Topic 12

O(n²) attention maps, approximation research, state-space resurgence, multimodal routing

The paper acknowledges parameter counts versus efficiency; fifteen years onwards the bottleneck is attention map materialisation on long modalities—engineering reality when shipping chat models.

Math & statistics used here

  • Full pairwise attention materialises scores of size T×T—counts as Θ(T²) memory/time for dense maps before kernel tricks.
  • Big-O is asymptotic—constants from fused FlashAttention kernels can beat naive quadratics at moderate T.
  • Approximate attention uses low-rank or sparse structure—think structured matrix families instead of dense GEMM.
  • Multimodal fusion is still tensor plumbing: patchify video frames or mel bins, then identical dot-product recipe.

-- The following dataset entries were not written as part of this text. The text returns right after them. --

template <int MODE>
__device__ __forceinline__ void interp_one(const Gate& g, const InterpParams& p, uint32_t NQ, uint32_t q, uint32_t onm) {
    switch (g_op(g)) {
    case G_INPUT: {
        const uint32_t lam = p.rows[(size_t)g.m * NQ + q];
        uint32_t corr;
        if (!is_verify(MODE)) {
            const uint32_t w = p.wit[g.x] ? 0xFFFFFFFFu : 0u;
            corr = w ^ recon32(lam);
        } else {
            corr = onm ? (p.sup_in[(size_t)g.x * p.sup_nq + q] & onm) : 0u;
        }
        if (!is_verify(MODE) || onm) p.on[(size_t)g.eo * NQ + q] = corr;
        if (MODE == MODE_PROVE_V) {
            if (q == 0) p.vclr[g.dst] = p.wit[g.x] ? 1 : 0;
        } else if (MODE == MODE_VERIFY_C) {
            vc_store(p.vc, g.dst, q, corr);
        } else {
            store_bits(p.corr, g.dst, NQ, q, corr);
        }
        break;
    }
    case G_XORK: {
        p.rows[(size_t)g.dst * NQ + q] = gather_rows(p.rows, g.a, NQ, q) ^ gather_rows(p.rows, g.b, NQ, q);
        if (MODE == MODE_PROVE_V) {
            if (q == 0) p.vclr[g.dst] = (uint8_t)((g_ca(g) ^ gather_vclr(p.vclr, g.a) ^ gather_vclr(p.vclr, g.b)) & 1u);
            break;
        }
        if (MODE == MODE_VERIFY_C) {
            if (q == 0) p.vc[g.dst] = gather_vc(p.vc, g.a) ^ gather_vc(p.vc, g.b) ^ (g_ca(g) ? ~0ull : 0ull);
            break;
        }
        if (!(q & 1)) {
            const size_t h = NQ >> 1, o = q >> 1;
            const uint32_t c = (g_ca(g) ? 0xFFu : 0u) ^ gather_corr_byte(p.corr, g.a, NQ, o) ^ gather_corr_byte(p.corr, g.b, NQ, o);
            p.corr[(size_t)g.dst * h + o] = (uint8_t)c;
        }
        break;
    }
    case G_RANDOM: {
        if (MODE == MODE_VERIFY_C) {
            if (q == 0) p.vc[g.dst] = 0;
            break;
        }
        if (!(q & 1)) p.corr[(size_t)g.dst * (NQ >> 1) + (q >> 1)] = 0;
        break;
    }
    case G_MUL: {
        const uint32_t lx = gather_rows(p.rows, g.a, NQ, q), ly = gather_rows(p.rows, g.b, NQ, q);
        const uint32_t lab = p.rows[(size_t)g.m * NQ + q], lnew = p.rows[(size_t)(g.m + 1) * NQ + q];
        const uint32_t a = recon32(lx), b = recon32(ly), c = recon32(lab);
        uint32_t cx, cy, vx = 0, vy = 0;
        if (MODE == MODE_PROVE_V) {
            vx = (gather_vclr(p.vclr, g.a) ^ g_ca(g)) & 1u;
            vy = (gather_vclr(p.vclr, g.b) ^ g_cb(g)) & 1u;
            cx = a ^ (vx ? 0xFFFFFFFFu : 0u);
            cy = b ^ (vy ? 0xFFFFFFFFu : 0u);
        } else if (MODE == MODE_VERIFY_C) {
            cx = expand4(vc_nib(gather_vc(p.vc, g.a), q)) ^ (g_ca(g) ? 0xFFFFFFFFu : 0u);
            cy = expand4(vc_nib(gather_vc(p.vc, g.b), q)) ^ (g_cb(g) ? 0xFFFFFFFFu : 0u);
        } else {
            cx = expand4(gather_corr(p.corr, g.a, NQ, q)) ^ (g_ca(g) ? 0xFFFFFFFFu : 0u);
            cy = expand4(gather_corr(p.corr, g.b, NQ, q)) ^ (g_cb(g) ? 0xFFFFFFFFu : 0u);
        }
        uint32_t delta = (a & b) ^ c;
        uint32_t s = (ly & cx) ^ (lx & cy) ^ lab ^ lnew;
        uint32_t r;
        if (!is_verify(MODE)) {
            r = recon32(s);
        } else {
            if (onm) {
                delta = (p.sup_corr[(size_t)g.ep * p.sup_nq + q] & onm) | (delta & ~onm);
                s ^= p.sup_rec[(size_t)g.x * p.sup_nq + q];
            }
            r = recon32(s) & onm;
        }
        if (!is_verify(MODE) || onm) p.on[(size_t)g.eo * NQ + q] = s;
        store_bits(p.pre, g.ep, NQ, q, delta);
        if (MODE == MODE_PROVE_V) {
            if (q == 0) p.vclr[g.dst] = (uint8_t)(vx & vy);
        } else if (MODE == MODE_VERIFY_C) {
            vc_store(p.vc, g.dst, q, r ^ delta ^ (cx & cy));
        } else {
            store_bits(p.corr, g.dst, NQ, q, r ^ delta ^ (cx & cy));
        }
        break;
    }
    case G_RECON: {
        uint32_t m = gather_rows(p.rows, g.a, NQ, q);
        if (is_verify(MODE) && onm) m ^= p.sup_rec[(size_t)g.x * p.sup_nq + q];
        if (MODE == MODE_PROVE || onm) p.on[(size_t)g.eo * NQ + q] = m;
        uint32_t r = recon32(m);
        if (is_verify(MODE)) r &= onm;
        const uint32_t cx = expand4(gather_corr(p.corr, g.a, NQ, q)) ^ (g_ca(g) ? 0xFFFFFFFFu : 0u);
        p.rows[(size_t)g.dst * NQ + q] = 0;
        store_bits(p.corr, g.dst, NQ, q, r ^ cx);
        break;
    }
    case G_ASSERT: {
        uint32_t m = gather_rows(p.rows, g.a, NQ, q);
        if (is_verify(MODE) && onm) m ^= p.sup_rec[(size_t)g.x * p.sup_nq + q];
        if (!is_verify(MODE) || onm) p.on[(size_t)g.eo * NQ + q] = m;
        if (MODE == MODE_PROVE_V) {
            if (q == 0 && ((gather_vclr(p.vclr, g.a) ^ g_ca(g)) & 1u) != 0) atomicOr(p.err, RV_E_WITNESS_INVALID);
        } else {
            const uint32_t cx = expand4(MODE == MODE_VERIFY_C ? vc_nib(gather_vc(p.vc, g.a), q) : gather_corr(p.corr, g.a, NQ, q)) ^ (g_ca(g) ? 0xFFFFFFFFu : 0u);
            if (MODE == MODE_PROVE) {
                if ((recon32(m) ^ cx) != 0) atomicOr(p.err, RV_E_WITNESS_INVALID);
            } else {
                if (((recon32(m) ^ cx) & onm) != 0) atomicOr(p.err, RV_DEV_ZERO_CHECK);
            }
        }
        break;
    }
    default:
        break;
    }
}

template <int MODE>
__global__ __launch_bounds__(256) void k_interp(const Gate* __restrict__ gates, uint32_t lo, uint32_t hi, InterpParams p) {
    const uint32_t NQ = p.NQ;
    const uint32_t tid = blockIdx.x * blockDim.x + threadIdx.x;
    const uint32_t q = tid % NQ;
    const uint32_t worker = tid / NQ;
    const uint32_t n_workers = (gridDim.x * blockDim.x) / NQ;
    const uint32_t onm = (is_verify(MODE)) ? p.on_mask[q] : 0u;
    for (uint32_t gi = lo + worker; gi < hi; gi += n_workers) {
        const Gate g = gates[gi];
        interp_one<MODE>(g, p, NQ, q, onm);
    }
}

#ifndef RV_INTERP_UNROLL
#define RV_INTERP_UNROLL 4
#endif
#ifndef RV_INTERP_UNROLL_SMALL
#define RV_INTERP_UNROLL_SMALL 2
#endif
#ifndef RV_INTERP_UNROLL_MID
#define RV_INTERP_UNROLL_MID 4
#endif
#ifndef RV_INTERP_UNROLL_FAST
#define RV_INTERP_UNROLL_FAST 4
#endif
#ifndef RV_INTERP_UXOR_FAST
#define RV_INTERP_UXOR_FAST 0
#endif
__host__ __device__ constexpr int interp_unroll(int NQ, bool general = true) {
    return NQ >= 64 ? (general ? RV_INTERP_UNROLL : RV_INTERP_UNROLL_FAST) : NQ >= 32 ? RV_INTERP_UNROLL_MID : RV_INTERP_UNROLL_SMALL;
}

struct PfPlan {
    uint32_t dist;
    uint32_t rem;
    uint32_t n[2][4];
    uint32_t start[2][4];
};
template <uint32_t STEP>
__device__ __forceinline__ const Gate* pf_target(const Gate* __restrict__ gates, const PfPlan& pf, uint32_t t) {
    uint32_t tt = t + pf.dist;
#pragma unroll
    for (int k = 0; k < 2; k++) {
#pragma unroll
        for (int c = 0; c < 4; c++) {
            if (tt < pf.n[k][c]) return gates + pf.start[k][c] + tt * STEP;
            tt -= pf.n[k][c];
        }
        tt += pf.rem;
    }
    return nullptr;
}
template <uint32_t STEP>
__device__ __forceinline__ uint32_t pf_touch(const Gate* g, uint32_t lane) {
    constexpr uint32_t BYTES = STEP * (uint32_t)sizeof(Gate), NL = (BYTES + 127) / 128;
    uint32_t v = 0;
    if (g && lane <= NL) v = *(const uint32_t*)((const char*)g + (lane < NL ? lane * 128 : BYTES - 4));
    return v;
}
__device__ __forceinline__ void pf_sink(uint32_t v) { asm volatile("" ::"v"(v)); }

template <int MODE, int NQ, int U, int KA, int KB>
__device__ __forceinline__ void mulU(const Gate* __restrict__ gates, uint32_t g0, const InterpParams& p, uint32_t sub, uint32_t q,
                                     uint32_t onm, const Gate* pf = nullptr) {
    constexpr uint32_t GPW = 64 / NQ, H = NQ / 2;
    const bool on_wr = !is_verify(MODE) || ((__ballot(onm != 0) >> ((sub * NQ + q) & ~7u)) & 0xFFull) != 0;
    Gate g[U];
#pragma unroll
    for (int u = 0; u < U; u++) g[u] = gates[g0 + u * GPW + sub];
    uint32_t lx[U], ly[U], lab[U], lnew[U], bx[U], by[U], sc[U], sr[U];
    uint32_t ra[U][KA], ca[U][KA], rb[U][KB], cb[U][KB];
    const uint32_t* const vc32 = (const uint32_t*)p.vc + ((q >> 3) & 1u);
#pragma unroll
    for (int u = 0; u < U; u++) {
        const int na = (int)g_na(g[u]), nb = (int)g_nb(g[u]);
#pragma unroll
        for (int i = 0; i < KA; i++) {
            ra[u][i] = 0;
            ca[u][i] = 0;
            if (i == 0 || i < na) {
                ra[u][i] = p.rows[(size_t)g[u].a[i] * NQ + q];
                ca[u][i] = MODE == MODE_VERIFY_C ? vc32[2 * (size_t)g[u].a[i]]
                                                 : MODE == MODE_PROVE_V ? p.vclr[g[u].a[i]] : p.corr[(size_t)g[u].a[i] * H + (q >> 1)];
            }
        }
#pragma unroll
        for (int i = 0; i < KB; i++) {
            rb[u][i] = 0;
            cb[u][i] = 0;
            if (i == 0 || i < nb) {
                rb[u][i] = p.rows[(size_t)g[u].b[i] * NQ + q];
                cb[u][i] = MODE == MODE_VERIFY_C ? vc32[2 * (size_t)g[u].b[i]]
                                                 : MODE == MODE_PROVE_V ? p.vclr[g[u].b[i]] : p.corr[(size_t)g[u].b[i] * H + (q >> 1)];
            }
        }
        lab[u] = __builtin_nontemporal_load(&p.rows[(size_t)g[u].m * NQ + q]);
        lnew[u] = p.rows[(size_t)(g[u].m + 1) * NQ + q];
        if (is_verify(MODE)) {
            sc[u] = sr[u] = 0;
            if (onm) {
                sc[u] = p.sup_corr[(size_t)g[u].ep * p.sup_nq + q];
                sr[u] = p.sup_rec[(size_t)g[u].x * p.sup_nq + q];
            }
        }
    }
    const uint32_t pfv = pf_touch<U * GPW>(pf, sub * NQ + q);
#pragma unroll
    for (int u = 0; u < U; u++) {
        lx[u] = ra[u][0];
        bx[u] = ca[u][0];
        ly[u] = rb[u][0];
        by[u] = cb[u][0];
#pragma unroll
        for (int i = 1; i < KA; i++) {
            lx[u] ^= ra[u][i];
            bx[u] ^= ca[u][i];
        }
#pragma unroll
        for (int i = 1; i < KB; i++) {
            ly[u] ^= rb[u][i];
            by[u] ^= cb[u][i];
        }
    }
#pragma unroll
    for (int u = 0; u < U; u++) {
        const uint32_t a = recon32(lx[u]), b = recon32(ly[u]), c = recon32(lab[u]);
        uint32_t cx, cy;
        const uint32_t vx = (bx[u] ^ g_ca(g[u])) & 1u, vy = (by[u] ^ g_cb(g[u])) & 1u;
        if (MODE == MODE_PROVE_V) {
            cx = a ^ (vx ? 0xFFFFFFFFu : 0u);
            cy = b ^ (vy ? 0xFFFFFFFFu : 0u);
        } else if (MODE == MODE_VERIFY_C) {
            cx = expand4(q < 16 ? (bx[u] >> (4 * (q & 7))) & 0xFu : 0u) ^ (g_ca(g[u]) ? 0xFFFFFFFFu : 0u);
            cy = expand4(q < 16 ? (by[u] >> (4 * (q & 7))) & 0xFu : 0u) ^ (g_cb(g[u]) ? 0xFFFFFFFFu : 0u);
        } else {
            cx = expand4((bx[u] >> (4 * (q & 1))) & 0xFu) ^ (g_ca(g[u]) ? 0xFFFFFFFFu : 0u);
            cy = expand4((by[u] >> (4 * (q & 1))) & 0xFu) ^ (g_cb(g[u]) ? 0xFFFFFFFFu : 0u);
        }
        uint32_t delta = (a & b) ^ c;
        uint32_t s = (ly[u] & cx) ^ (lx[u] & cy) ^ lab[u] ^ lnew[u];
        uint32_t r = 0;
        if (MODE == MODE_PROVE) {
            r = recon32(s);
        } else if (is_verify(MODE)) {
            delta = (sc[u] & onm) | (delta & ~onm);
            s ^= sr[u];
            r = recon32(s) & onm;
        }
        if (!is_verify(MODE) || on_wr) __builtin_nontemporal_store(s, &p.on[(size_t)g[u].eo * NQ + q]);
        store_bits(p.pre, g[u].ep, NQ, q, delta);
        if (MODE == MODE_PROVE_V) {
            if (q == 0) p.vclr[g[u].dst] = (uint8_t)(vx & vy);
        } else if (MODE == MODE_VERIFY_C) {
            vc_store(p.vc, g[u].dst, q, r ^ delta ^ (cx & cy));
        } else {
            store_bits(p.corr, g[u].dst, NQ, q, r ^ delta ^ (cx & cy));
        }
    }
    pf_sink(pfv);
}

template <int MODE, int NQ, int U, int N>
__device__ __forceinline__ void xorU(const Gate* __restrict__ gates, uint32_t g0, const InterpParams& p, uint32_t sub, uint32_t q,
                                     const Gate* pf = nullptr) {
    constexpr uint32_t GPW = 64 / NQ, H = NQ / 2;
    Gate g[U];
#pragma unroll
    for (int u = 0; u < U; u++) g[u] = gates[g0 + u * GPW + sub];
    uint32_t x[U], bx[U], rr[U][N], cc[U][N];
#pragma unroll
    for (int u = 0; u < U; u++) {
        const int na = (int)g_na(g[u]), nb = (int)g_nb(g[u]);
#pragma unroll
        for (int i = 0; i < N; i++) {
            const uint32_t id = (N == 2) ? g[u].a[i] : (i < RV_LIN_K ? g[u].a[i] : g[u].b[i - RV_LIN_K]);
            rr[u][i] = 0;
            cc[u][i] = 0;
            if (N == 2 || (i < RV_LIN_K ? i < na : i - RV_LIN_K < nb)) {
                rr[u][i] = p.rows[(size_t)id * NQ + q];
                if (MODE == MODE_PROVE_V) {
                    if (q == 0) cc[u][i] = p.vclr[id];
                } else if (MODE == MODE_VERIFY_C) {
                    if (q < 2) cc[u][i] = ((const uint32_t*)p.vc)[2 * (size_t)id + q];
                } else if (q < H) {
                    cc[u][i] = p.corr[(size_t)id * H + q];
                }
            }
        }
    }
    const uint32_t pfv = pf_touch<U * GPW>(pf, sub * NQ + q);
#pragma unroll
    for (int u = 0; u < U; u++) {
        x[u] = 0;
        bx[u] = 0;
#pragma unroll
        for (int i = 0; i < N; i++) {
            x[u] ^= rr[u][i];
            bx[u] ^= cc[u][i];
        }
    }
#pragma unroll
    for (int u = 0; u < U; u++) {
        p.rows[(size_t)g[u].dst * NQ + q] = x[u];
        if (MODE == MODE_PROVE_V) {
            if (q == 0) p.vclr[g[u].dst] = (uint8_t)((bx[u] ^ g_ca(g[u])) & 1u);
        } else if (MODE == MODE_VERIFY_C) {
            if (q < 2) ((uint32_t*)p.vc)[2 * (size_t)g[u].dst + q] = bx[u] ^ (g_ca(g[u]) ? 0xFFFFFFFFu : 0u);
        } else if (q < H) {
            p.corr[(size_t)g[u].dst * H + q] = (uint8_t)(bx[u] ^ (g_ca(g[u]) ? 0xFFu : 0u));
        }
    }
    pf_sink(pfv);
}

Checklist you can map to code

  • Attention matrix materialisation dominates memory—not just flops—motivating block-sparse kernels and FlashAttention tiling.
  • Linear attention approximants trade expressivity for subquadratic chaining; quality varies.
  • State-space and selective SSM hybrids (periodic resurgence circa 2023–2024) reinterpret recurrence hardware-friendly manners.
  • Multimodal Transformers concatenate modalities plus modality-specific embeddings—positional encodings generalise irregularly sampled streams.
  • Production stacks mix retrieval, quantization, speculative decoding—all orthogonal layers wrapping same core GEMMs.

Section 6 training notes hinted at computational constraints; production today measures how many KV activations fit into HBM—not parameter counts alone. Serving frameworks page blocks of KV across GPU DRAM tiers or CPU offload—engineering discipline absent from foundational papers.

Research on sparse mixtures of experts multiplies routing overhead while keeping dot-product primitives—another angle on scaling orthogonal to asymptotic notation simplifications.

Audio and vision adapters inject patch embeddings then run identical attention—proof the paper’s skeletal description generalised broadly even if modality-specific preprocessing diverges.

Some teams regress small recurrent layers near attention for ultra-long contexts; others chunk contexts with retrieval augment—hybrid philosophies inherit trade-offs enumerated here.

Ethical/production angle: quadratic attention incentivises shorter prompts in cost-sensitive SaaS—you should connect pricing models to maths students rarely consider.

When reading follow-up summaries, classify proposals by whether they change computational graph depth, approximate pairwise interactions, or change data pipeline—helps avoid hype confusion.